## Task
Each line below that carries the string "zero" must appear in the answer.
┌─ Task input
template <typename Tag, int D, bool CAUSAL, int RW, bool PAD, int SUB>
__device__ __forceinline__ void fwd_mfma16_body(const Params &p) {
  using M = MT16<Tag>;
  using vec8 = typename M::vec8;
  using elem = typename M::elem;
  constexpr int BMR = RW * WM;
  constexpr int RB = D * 2;
  constexpr int CPR = D / 8;
  constexpr int KS = D / 32;
  constexpr int DT = D / 16;
  constexpr int BNK = (D == 128) ? FA16_BN128 : BN;
  constexpr int KT = BNK / 16;
  constexpr int NKP = KT / 2;
  constexpr int TILE = BNK * RB;
  static_assert(D == 64 || D == 128, "head dims of the 16x16x32 kernel");

  extern __shared__ __attribute__((aligned(16))) char smem_generic[];
  lds_char *smem = (lds_char *)smem_generic;
  lds_char *Kbuf = smem;
  lds_char *Vbuf = smem + 2 * SUB * TILE;

  const int wave = __builtin_amdgcn_readfirstlane((int)threadIdx.x >> 6);
  const int lane = threadIdx.x & 63;
  const int c = lane & 15;
  const int g = lane >> 4;

  int bh, qb;
  map_block<CAUSAL>(blockIdx.x, p, bh, qb);
  long long base, base_kv;
  head_bases(bh, p, base, base_kv);
  const int coff = p.Nk - p.N;
  const int q0 = qb * BMR;
  const int qw0 = q0 + wave * WM;

  const int GRB = PAD ? p.D * 2 : RB;
  auto gcol = [&](int chunk) -> unsigned { return (!PAD || chunk * 8 < p.D) ? (unsigned)chunk * 16 : 0x80000000u; };
  const unsigned head_bytes = (unsigned)p.N * GRB, kv_head_bytes = (unsigned)p.Nk * GRB;
  const __amdgpu_buffer_rsrc_t rq = __builtin_amdgcn_make_buffer_rsrc((void *)((const char *)p.q + base * 2), 0, head_bytes, 0x00020000);
  const __amdgpu_buffer_rsrc_t rk = __builtin_amdgcn_make_buffer_rsrc((void *)((const char *)p.k + base_kv * 2), 0, kv_head_bytes, 0x00020000);
  const __amdgpu_buffer_rsrc_t rv = __builtin_amdgcn_make_buffer_rsrc((void *)((const char *)p.v + base_kv * 2), 0, kv_head_bytes, 0x00020000);

  vec8 qf[2][KS];
#pragma unroll
  for (int qt = 0; qt < 2; ++qt)
#pragma unroll
    for (int ks = 0; ks < KS; ++ks) {
      const u32x4 t = __builtin_amdgcn_raw_buffer_load_b128(rq, (unsigned)(qw0 + 16 * qt + c) * GRB + gcol(4 * ks + g), 0, 0);
      qf[qt][ks] = __builtin_bit_cast(vec8, t);
    }

  const int kx = (D == 64) ? ((c >> 1) & 7) : c;
  const lds_char *kptr[KS];
#pragma unroll
  for (int ks = 0; ks < KS; ++ks) {
    kptr[ks] = Kbuf + c * RB + (((4 * ks + g) ^ kx) << 4);
    asm volatile("" : "+v"(kptr[ks]));
  }
  const int vq = c >> 2, vp = c & 3;
  const int vrow = 4 * g + vq;
  const int vx = (D == 64) ? (((vrow >> 1) & 3) << 1) : ((vrow & 7) << 1);
  const lds_char *vptr[DT];
#pragma unroll
  for (int dt = 0; dt < DT; ++dt) {
    vptr[dt] = Vbuf + vrow * RB + ((((2 * dt) ^ vx) + (vp >> 1)) << 4) + 8 * (vp & 1);
    asm volatile("" : "+v"(vptr[dt]));
  }

  const int kv_end = CAUSAL ? min(p.Nk, q0 + BMR + coff) : p.Nk;
  const int nT = (kv_end + BNK - 1) / BNK;

  constexpr int RPP = 1024 / RB;
  constexpr int NPW = (BNK / RPP) / RW;
  static_assert((RW * RPP) % 16 == 0, "the piece stride must keep the swizzle");
  unsigned dma_kvo, dma_vvo;
  {
    const int row = wave * RPP + lane / CPR, pc = lane % CPR;
    const int skx = (D == 64) ? ((row >> 1) & 7) : (row & 15);
    const int svx = (D == 64) ? (((row >> 1) & 3) << 1) : ((row & 7) << 1);
    dma_kvo = (unsigned)(row * GRB) + gcol(pc ^ skx);
    dma_vvo = (unsigned)(row * GRB) + gcol(pc ^ svx);
  }
  auto stage_dma = [&](int t, int buf) {
#pragma unroll
    for (int j = 0; j < NPW; ++j) {
      const unsigned soff = PAD ? (unsigned)(t * BNK + j * RW * RPP) * GRB : (unsigned)t * TILE + j * (RW * 1024);
      const unsigned lk = (unsigned)(__UINTPTR_TYPE__)Kbuf + buf * TILE + (wave + RW * j) * 1024;
      const unsigned lv = (unsigned)(__UINTPTR_TYPE__)Vbuf + buf * TILE + (wave + RW * j) * 1024;
      asm volatile("s_mov_b32 m0, %0\n\ts_nop 0\n\tbuffer_load_dwordx4 %1, %2, %3 offen lds" ::"s"(lk), "v"(dma_kvo), "s"(rk), "s"(soff) : "memory");
      asm volatile("s_mov_b32 m0, %0\n\ts_nop 0\n\tbuffer_load_dwordx4 %1, %2, %3 offen lds" ::"s"(lv), "v"(dma_vvo), "s"(rv), "s"(soff) : "memory");
    }
  };

  f32x4 oacc[DT][2];
#pragma unroll
  for (int dt = 0; dt < DT; ++dt)
#pragma unroll
    for (int qt = 0; qt < 2; ++qt)
#pragma unroll
      for (int i = 0; i < 4; ++i) oacc[dt][qt][i] = 0.0f;
  constexpr bool ONES = (FA16_ONES != 0);
  constexpr float BIAS = !ONES ? 0.0f : std::is_same<Tag, F16>::value ? 3.0f : 7.0f;
  constexpr float FIRST_SUM_FLOOR = std::is_same<Tag, F16>::value ? 1.0f : 0x1p-64f;
  float l[2] = {0.0f, 0.0f};
  f32x4 lacc[2];
#pragma unroll
  for (int qt = 0; qt < 2; ++qt)
#pragma unroll
    for (int i = 0; i < 4; ++i) lacc[qt][i] = 0.0f;
  vec8 ones;
#pragma unroll
  for (int j = 0; j < 8; ++j) ones[j] = (elem)1.0f;
  if constexpr (ONES) asm volatile("" : "+v"(ones));
  const float c2 = p.scale * 1.4426950408889634f;
  f32x4 negm[2];
#pragma unroll
  for (int qt = 0; qt < 2; ++qt) {
#pragma unroll
    for (int i = 0; i < 4; ++i) negm[qt][i] = ONES ? -BIAS : INFINITY;
    asm volatile("" : "+v"(negm[qt]));
  }

  stage_dma(0, 0);
  if constexpr (SUB == 2) {
    if (1 < nT) stage_dma(1, 1);
  }
  asm volatile("s_waitcnt vmcnt(0)" ::: "memory");
#pragma unroll
  for (int qt = 0; qt < 2; ++qt)
#pragma unroll
    for (int ks = 0; ks < KS; ++ks) {
#pragma unroll
      for (int j = 0; j < 8; ++j) qf[qt][ks][j] = (elem)((float)qf[qt][ks][j] * c2);
      asm volatile("" : "+v"(qf[qt][ks]));
    }
  __syncthreads();

  const float sum_thr = __builtin_exp2f(FA16_DEFER_THR);
  auto apply_mask = [&](auto k0c, auto &s, const int kv0) __attribute__((always_inline)) {
    constexpr int K0 = decltype(k0c)::value;
    constexpr int NKT = sizeof(s) / sizeof(s[0]);
    int g4 = 4 * g;
    asm volatile("" : "+v"(g4));
#pragma unroll
    for (int qt = 0; qt < 2; ++qt) {
      int lim = p.Nk - 1 - kv0 - g4;
      if (CAUSAL) lim = min(lim, qw0 + 16 * qt + c + coff - kv0 - g4);
#pragma unroll
      for (int k2 = 0; k2 < NKT; ++k2)
#pragma unroll
        for (int i = 0; i < 4; ++i) s[k2][qt][i] = (16 * (K0 + k2) + i > lim) ? -INFINITY : s[k2][qt][i];
    }
  };
  auto needs_mask = [&](const int kv0) __attribute__((always_inline)) { return (CAUSAL && (kv0 + BNK - 1 > qw0 + coff)) || (kv0 + BNK > p.Nk); };
  auto score_group = [&](auto bufc, auto k0c, auto &s, const f32x4 c0, const f32x4 c1) __attribute__((always_inline)) {
    constexpr int buf = decltype(bufc)::value;
    constexpr int K0 = decltype(k0c)::value;
    constexpr int NKT = sizeof(s) / sizeof(s[0]);
    constexpr int NK = NKT * KS, LA = (FA16_LAK < NK) ? FA16_LAK : NK;
    vec8 kf[NK];
    auto kread = [&](int i) { kf[i] = __builtin_bit_cast(vec8, lds_read_b128(kptr[i % KS] + buf * TILE + (K0 + i / KS) * 16 * RB)); };
#pragma unroll
    for (int i = 0; i < LA; ++i) kread(i);
    __builtin_amdgcn_sched_barrier(0);
#pragma unroll
    for (int i = 0; i < NK; ++i) {
      const int k2 = i / KS, ks = i % KS;
      s[k2][0] = M::mfma(kf[i], qf[0][ks], ks == 0 ? c0 : s[k2][0]);
      s[k2][1] = M::mfma(kf[i], qf[1][ks], ks == 0 ? c1 : s[k2][1]);
      if (i + LA < NK) kread(i + LA);
      __builtin_amdgcn_sched_barrier(0);
    }
  };
  auto pack_group = [&](auto k0c, auto &s, vec8 (&pf)[NKP][2], unsigned &bits) __attribute__((always_inline)) {
    constexpr int K0 = decltype(k0c)::value;
    constexpr int NKT = sizeof(s) / sizeof(s[0]);
#pragma unroll
    for (int kp = 0; kp < NKT / 2; ++kp)
#pragma unroll
      for (int qt = 0; qt < 2; ++qt) {
#pragma unroll
        for (int j = 0; j < 8; ++j) pf[K0 / 2 + kp][qt][j] = (elem)s[2 * kp + (j >> 2)][qt][j & 3];
        if constexpr (ONES) {
          const u32x4 w = __builtin_bit_cast(u32x4, pf[K0 / 2 + kp][qt]);
          bits |= w[0] | w[1] | w[2] | w[3];
        }
      }
  };
  auto hot_group = [&](auto bufc, auto k0c, auto nktc, const int kv0, vec8 (&pf)[NKP][2], unsigned &bits,
                       float (&ls)[2]) __attribute__((always_inline)) {
    constexpr int NKT = decltype(nktc)::value;
    f32x4 s[NKT][2];
    score_group(bufc, k0c, s, negm[0], negm[1]);
    if (needs_mask(kv0)) apply_mask(k0c, s, kv0);
#if FA16_PRIO
    if constexpr (decltype(k0c)::value + NKT == KT) __builtin_amdgcn_s_setprio(0);
#endif
#pragma unroll
    for (int k2 = 0; k2 < NKT; ++k2)
#pragma unroll
      for (int i = 0; i < 4; ++i)
#pragma unroll
        for (int qt = 0; qt < 2; ++qt) {
          s[k2][qt][i] = __builtin_amdgcn_exp2f(s[k2][qt][i]);
          if constexpr (!ONES) ls[qt] = (decltype(k0c)::value == 0 && k2 == 0 && i == 0) ? s[k2][qt][i] : ls[qt] + s[k2][qt][i];
        }
    pack_group(k0c, s, pf, bits);
  };
  auto max_group = [&](auto bufc, auto k0c, auto nktc, const int kv0, float (&mx)[2]) __attribute__((always_inline)) {
    constexpr int NKT = decltype(nktc)::value;
    f32x4 s[NKT][2], zero;
#pragma unroll
    for (int i = 0; i < 4; ++i) zero[i] = 0.0f;
    score_group(bufc, k0c, s, zero, zero);
    if (needs_mask(kv0)) apply_mask(k0c, s, kv0);
#pragma unroll
    for (int qt = 0; qt < 2; ++qt)
#pragma unroll
      for (int k2 = 0; k2 < NKT; ++k2)
#pragma unroll
        for (int i = 0; i < 4; ++i) mx[qt] = fmaxf(mx[qt], s[k2][qt][i]);
  };
  auto new_reference = [&](auto firstc, float (&mx)[2]) __attribute__((always_inline)) {
    constexpr bool FIRST = decltype(firstc)::value;
#pragma unroll
    for (int qt = 0; qt < 2; ++qt) {
      float v = mx[qt];
      v = fmaxf(v, xlane(v, 16));
      v = fmaxf(v, xlane(v, 32));
      const float m_old = -negm[qt][0];
      const float m_new = FIRST ? v + BIAS : fmaxf(m_old, v + BIAS);
#pragma unroll
      for (int i = 0; i < 4; ++i) negm[qt][i] = -m_new;
      asm volatile("" : "+v"(negm[qt]));
      if constexpr (FIRST) continue;
      const float alpha = __builtin_amdgcn_exp2f(m_old - m_new);
      if constexpr (ONES) {
#pragma unroll
        for (int i = 0; i < 4; ++i) lacc[qt][i] *= alpha;
      } else {
        l[qt] *= alpha;
      }
#pragma unroll
      for (int dt = 0; dt < DT; ++dt)
#pragma unroll
        for (int i = 0; i < 4; ++i) oacc[dt][qt][i] *= alpha;
    }
  };
  constexpr int G = (FA16_HALVES != 0) ? 2 : 1;
  using KTG = std::integral_constant<int, KT / G>;
  using K0A = std::integral_constant<int, 0>;
  using K0B = std::integral_constant<int, KT / 2>;

  auto tile = [&](auto bufc, auto firstc, const int t) {
    constexpr int buf = decltype(bufc)::value;
    constexpr bool FIRST = decltype(firstc)::value;
    const int kv0 = t * BNK;

    int always = 1;
    if constexpr (!CAUSAL) asm volatile("" : "+s"(always));
    const bool wave_active = CAUSAL ? (kv0 <= qw0 + WM - 1 + coff) : (always != 0);
    if (wave_active) {
      vec8 pf[NKP][2];
      float ls[2] = {0.0f, 0.0f};
      bool redo = FIRST && !ONES;
      for (;;) {
        if (__builtin_expect(redo, 0)) {
          float mx[2] = {-INFINITY, -INFINITY};
          max_group(bufc, K0A{}, std::integral_constant<int, KT / 2>{}, kv0, mx);
          max_group(bufc, K0B{}, std::integral_constant<int, KT / 2>{}, kv0, mx);
          new_reference(firstc, mx);
        }
#if FA16_PRIO
        __builtin_amdgcn_s_setprio(1);
#endif
        unsigned bits = 0;
        hot_group(bufc, K0A{}, KTG{}, kv0, pf, bits, ls);
        if constexpr (G == 2) hot_group(bufc, K0B{}, KTG{}, kv0, pf, bits, ls);
        bool stale;
        if constexpr (ONES) stale = __builtin_amdgcn_ballot_w64((bits & 0x40004000u) != 0) != 0;
        else stale = __builtin_amdgcn_ballot_w64(fmaxf(ls[0], ls[1]) > sum_thr) != 0;
        if (__builtin_expect(stale && !redo, 0)) {
          redo = true;
          continue;
        }
        if constexpr (!ONES) {
          l[0] += ls[0];
          l[1] += ls[1];
        }
#if FA16_PRIO
        __builtin_amdgcn_s_setprio(1);
#endif
        {
          constexpr int NV = NKP * DT, LA = FA16_LAV;
          s16x4 wlo[NV], whi[NV];
          auto vread = [&](int j) {
            const lds_char *vb = vptr[j % DT] + buf * TILE + (32 * (j / DT)) * RB;
            wlo[j] = lds_read_tr16(vb);
            whi[j] = lds_read_tr16(vb + 16 * RB);
          };
#pragma unroll
          for (int j = 0; j < LA; ++j) vread(j);
          __builtin_amdgcn_sched_barrier(0);
#pragma unroll
          for (int j = 0; j < NV; ++j) {
            const s16x8 v8 = __builtin_shufflevector(wlo[j], whi[j], 0, 1, 2, 3, 4, 5, 6, 7);
#pragma unroll
            for (int qt = 0; qt < 2; ++qt) oacc[j % DT][qt] = M::mfma(__builtin_bit_cast(vec8, v8), pf[j / DT][qt], oacc[j % DT][qt]);
            if (j + LA < NV) vread(j + LA);
            if constexpr (ONES) {
              if (j % DT == DT - 1) {
#pragma unroll
                for (int qt = 0; qt < 2; ++qt) lacc[qt] = M::mfma(ones, pf[j / DT][qt], lacc[qt]);
              }
            }
            __builtin_amdgcn_sched_barrier(0);
          }
        }
#if FA16_PRIO
        __builtin_amdgcn_s_setprio(0);
#endif
        if constexpr (FIRST && ONES) {
          if (__builtin_expect(!redo && __builtin_amdgcn_ballot_w64(fminf(lacc[0][0], lacc[1][0]) < FIRST_SUM_FLOOR) != 0, 0)) {
#pragma unroll
            for (int qt = 0; qt < 2; ++qt) {
#pragma unroll
              for (int i = 0; i < 4; ++i) lacc[qt][i] = 0.0f;
#pragma unroll
              for (int dt = 0; dt < DT; ++dt)
#pragma unroll
                for (int i = 0; i < 4; ++i) oacc[dt][qt][i] = 0.0f;
            }
            redo = true;
            continue;
          }
        }
        break;
      }
    }
  };
  auto unit = [&](auto bufc, auto firstc, const int t0) {
    constexpr int buf = decltype(bufc)::value;
#pragma unroll
    for (int sub = 0; sub < SUB; ++sub)
      if (t0 + SUB + sub < nT) stage_dma(t0 + SUB + sub, (buf ^ 1) * SUB + sub);
    tile(std::integral_constant<int, buf * SUB>{}, firstc, t0);
    if constexpr (SUB == 2) {
      if (t0 + 1 < nT) tile(std::integral_constant<int, buf * SUB + 1>{}, std::false_type{}, t0 + 1);
    }
    if (t0 + SUB < nT) asm volatile("s_waitcnt vmcnt(0)" ::: "memory");
    __syncthreads();
  };
  unit(std::integral_constant<int, 0>{}, std::true_type{}, 0);
  for (int t = SUB; t < nT; t += 2 * SUB) {
    unit(std::integral_constant<int, 1>{}, std::false_type{}, t);
    if (t + SUB < nT) unit(std::integral_constant<int, 0>{}, std::false_type{}, t + SUB);
  }

  lds_char *Ot = smem + wave * (WM * RB);
#pragma unroll
  for (int qt = 0; qt < 2; ++qt) {
    float lt = ONES ? lacc[qt][0] : l[qt];
    if constexpr (!ONES) {
      lt += xlane(lt, 16);
      lt += xlane(lt, 32);
    }
    const float inv_l = __builtin_amdgcn_rcpf(lt);
    const int row = 16 * qt + c, qrow = qw0 + row;
    if (p.lse != nullptr && g == 0 && qrow < p.N)
      p.lse[(long long)bh * p.N + qrow] = (__builtin_amdgcn_logf(lt) - negm[qt][0]) * 0.6931471805599453f;
#pragma unroll
    for (int dt = 0; dt < DT; ++dt) {
      typedef elem elem4 __attribute__((ext_vector_type(4)));
      elem4 e;
#pragma unroll
      for (int i = 0; i < 4; ++i) e[i] = (elem)(oacc[dt][qt][i] * inv_l);
      const u32x2 w = __builtin_bit_cast(u32x2, e);
      const int ch = (2 * dt + (g >> 1)) ^ (row & (CPR - 1));
      lds_write_b64(Ot + row * RB + (ch << 4) + 8 * (g & 1), w);
    }
  }
  __syncthreads();
  {
    elem *Og = (elem *)p.o + base;
#pragma unroll
    for (int it = 0; it < WM * CPR / 64; ++it) {
      const int idx = it * 64 + lane;
      const int row = idx / CPR, ch = idx % CPR;
      const u32x4 vv = lds_read_b128(Ot + row * RB + ((ch ^ (row & (CPR - 1))) << 4));
      if (qw0 + row < p.N && (!PAD || ch * 8 < p.D)) *reinterpret_cast<u32x4 *>(Og + (long long)(qw0 + row) * (PAD ? p.D : D) + ch * 8) = vv;
    }
  }
}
└─
## Exercise output
    f32x4 s[NKT][2], zero;
    for (int i = 0; i < 4; ++i) zero[i] = 0.0f;
    score_group(bufc, k0c, s, zero, zero);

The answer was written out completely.